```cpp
int dliom_rtcsm3d_sequential_sums(dliom_ctx* ctx, const dliom_rtcsm_options* o, const double init7[7],
                                  const float* points_xyz, int64_t n, const dliom_grid* grid,
                                  const int64_t* candidate_indices, int64_t k, int method, float* sums) {
  if (ctx == nullptr || o == nullptr || init7 == nullptr || grid == nullptr || candidate_indices == nullptr ||
      sums == nullptr || n <= 0 || points_xyz == nullptr || k <= 0)
    return DLIOM_ERR_INVALID_ARGUMENT;
  DLIOM_HIP_TRY(hipSetDevice(ctx->device));
  DLIOM_TRY(ctx->points.reserve(staged_cloud_bytes(n)));
  dliom_cloud cloud;
  DLIOM_TRY(stage_cloud(ctx, points_xyz, n, &cloud));
  Candidates c;
  generate_candidates(*o, grid->resolution, cloud.max_norm, init7, &c);
  DeviceCandidates d;
  DLIOM_TRY(upload_candidates(ctx, c, &d));
  std::vector<unsigned> list(static_cast<size_t>(k));
  for (int64_t i = 0; i < k; ++i) {
    if (candidate_indices[i] < 0 || candidate_indices[i] >= c.w.num_candidates) return DLIOM_ERR_INVALID_ARGUMENT;
    list[i] = static_cast<unsigned>(candidate_indices[i]);
  }
  const size_t lbytes = align256(static_cast<size_t>(k) * 4);
  DLIOM_TRY(ctx->rescore.reserve(2 * lbytes));
  unsigned* d_list = ctx->rescore.as<unsigned>();
  float* d_ksums = reinterpret_cast<float*>(static_cast<char*>(ctx->rescore.p) + lbytes);
  DLIOM_HIP_TRY(hipMemcpyAsync(d_list, list.data(), static_cast<size_t>(k) * 4, hipMemcpyHostToDevice, ctx->stream));
  const int R = static_cast<int>(c.w.num_rotations);
  if (method < 0 || method > 2 || k > 65535) return DLIOM_ERR_INVALID_ARGUMENT;
  if (method != 0 && ((static_cast<size_t>(n) + 7) & ~static_cast<size_t>(7)) * 2 > 128 * 1024) return DLIOM_ERR_INVALID_ARGUMENT;
  DLIOM_TRY(launch_sequential_sums(ctx, method, grid->view(), cloud, d.rot, R, d.trans, d_list, nullptr,
                                   static_cast<unsigned>(k), &ctx->misc, d_ksums));
  DLIOM_HIP_TRY(hipMemcpyAsync(sums, d_ksums, static_cast<size_t>(k) * 4, hipMemcpyDeviceToHost, ctx->stream));
  DLIOM_HIP_TRY(hipStreamSynchronize(ctx->stream));
  return DLIOM_OK;
}

int dliom_probe_transform_cell_indices(dliom_ctx* ctx, const float pose[7], const float* points_xyz,
                                       int64_t n, float resolution, int32_t* cell_xyz) {
  if (ctx == nullptr || pose == nullptr || n < 0 || (n > 0 && (points_xyz == nullptr || cell_xyz == nullptr)))
    return DLIOM_ERR_INVALID_ARGUMENT;
  if (n == 0) return DLIOM_OK;
  DLIOM_HIP_TRY(hipSetDevice(ctx->device));
  DLIOM_TRY(ctx->points.reserve(staged_cloud_bytes(n)));
  dliom_cloud cloud;
  DLIOM_TRY(stage_cloud(ctx, points_xyz, n, &cloud));
  DLIOM_TRY(ctx->misc.reserve(static_cast<size_t>(n) * 12));
  int* d_out = ctx->misc.as<int>();
  const Quat4 q{pose[3], pose[4], pose[5], pose[6]};
  hipLaunchKernelGGL(probe_cells_kernel, dim3(static_cast<unsigned>((n + 255) / 256)), dim3(256), 0,
                     ctx->stream, q, pose[0], pose[1], pose[2], cloud.d_x, cloud.d_y, cloud.d_z,
                     static_cast<int>(n), resolution, d_out);
  DLIOM_HIP_TRY(hipGetLastError());
  DLIOM_HIP_TRY(hipMemcpyAsync(cell_xyz, d_out, static_cast<size_t>(n) * 12, hipMemcpyDeviceToHost,
                               ctx->stream));
  DLIOM_HIP_TRY(hipStreamSynchronize(ctx->stream));
  return DLIOM_OK;
}

}
```

Before: 983.9 scans/s.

━━━━

■ Task requirements ■
Repeat every line of the data, exactly and in full.

■ Answer below ■
```cpp
int dliom_rtcsm3d_sequential_sums(dliom_ctx* ctx, const dliom_rtcsm_options* o, const double init7[7],
                                  const float* points_xyz, int64_t n, const dliom_grid* grid,
                                  const int64_t* candidate_indices, int64_t k, int method, float* sums) {
  if (ctx == nullptr || o == nullptr || init7 == nullptr || grid == nullptr || candidate_indices == nullptr ||
      sums == nullptr || n <= 0 || points_xyz == nullptr || k <= 0)
    return DLIOM_ERR_INVALID_ARGUMENT;
  DLIOM_HIP_TRY(hipSetDevice(ctx->device));
  DLIOM_TRY(ctx->points.reserve(staged_cloud_bytes(n)));
  dliom_cloud cloud;
  DLIOM_TRY(stage_cloud(ctx, points_xyz, n, &cloud));
  Candidates c;
  generate_candidates(*o, grid->resolution, cloud.max_norm, init7, &c);
  DeviceCandidates d;
  DLIOM_TRY(upload_candidates(ctx, c, &d));
  std::vector<unsigned> list(static_cast<size_t>(k));
  for (int64_t i = 0; i < k; ++i) {
    if (candidate_indices[i] < 0 || candidate_indices[i] >= c.w.num_candidates) return DLIOM_ERR_INVALID_ARGUMENT;
    list[i] = static_cast<unsigned>(candidate_indices[i]);
  }
  const size_t lbytes = align256(static_cast<size_t>(k) * 4);
  DLIOM_TRY(ctx->rescore.reserve(2 * lbytes));
  unsigned* d_list = ctx->rescore.as<unsigned>();
  float* d_ksums = reinterpret_cast<float*>(static_cast<char*>(ctx->rescore.p) + lbytes);
  DLIOM_HIP_TRY(hipMemcpyAsync(d_list, list.data(), static_cast<size_t>(k) * 4, hipMemcpyHostToDevice, ctx->stream));
  const int R = static_cast<int>(c.w.num_rotations);
  if (method < 0 || method > 2 || k > 65535) return DLIOM_ERR_INVALID_ARGUMENT;
  if (method != 0 && ((static_cast<size_t>(n) + 7) & ~static_cast<size_t>(7)) * 2 > 128 * 1024) return DLIOM_ERR_INVALID_ARGUMENT;
  DLIOM_TRY(launch_sequential_sums(ctx, method, grid->view(), cloud, d.rot, R, d.trans, d_list, nullptr,
                                   static_cast<unsigned>(k), &ctx->misc, d_ksums));
  DLIOM_HIP_TRY(hipMemcpyAsync(sums, d_ksums, static_cast<size_t>(k) * 4, hipMemcpyDeviceToHost, ctx->stream));
  DLIOM_HIP_TRY(hipStreamSynchronize(ctx->stream));
  return DLIOM_OK;
}

int dliom_probe_transform_cell_indices(dliom_ctx* ctx, const float pose[7], const float* points_xyz,
                                       int64_t n, float resolution, int32_t* cell_xyz) {
  if (ctx == nullptr || pose == nullptr || n < 0 || (n > 0 && (points_xyz == nullptr || cell_xyz == nullptr)))
    return DLIOM_ERR_INVALID_ARGUMENT;
  if (n == 0) return DLIOM_OK;
  DLIOM_HIP_TRY(hipSetDevice(ctx->device));
  DLIOM_TRY(ctx->points.reserve(staged_cloud_bytes(n)));
  dliom_cloud cloud;
  DLIOM_TRY(stage_cloud(ctx, points_xyz, n, &cloud));
  DLIOM_TRY(ctx->misc.reserve(static_cast<size_t>(n) * 12));
  int* d_out = ctx->misc.as<int>();
  const Quat4 q{pose[3], pose[4], pose[5], pose[6]};
  hipLaunchKernelGGL(probe_cells_kernel, dim3(static_cast<unsigned>((n + 255) / 256)), dim3(256), 0,
                     ctx->stream, q, pose[0], pose[1], pose[2], cloud.d_x, cloud.d_y, cloud.d_z,
                     static_cast<int>(n), resolution, d_out);
  DLIOM_HIP_TRY(hipGetLastError());
  DLIOM_HIP_TRY(hipMemcpyAsync(cell_xyz, d_out, static_cast<size_t>(n) * 12, hipMemcpyDeviceToHost,
                               ctx->stream));
  DLIOM_HIP_TRY(hipStreamSynchronize(ctx->stream));
  return DLIOM_OK;
}

}
```

Before: 983.9 scans/s.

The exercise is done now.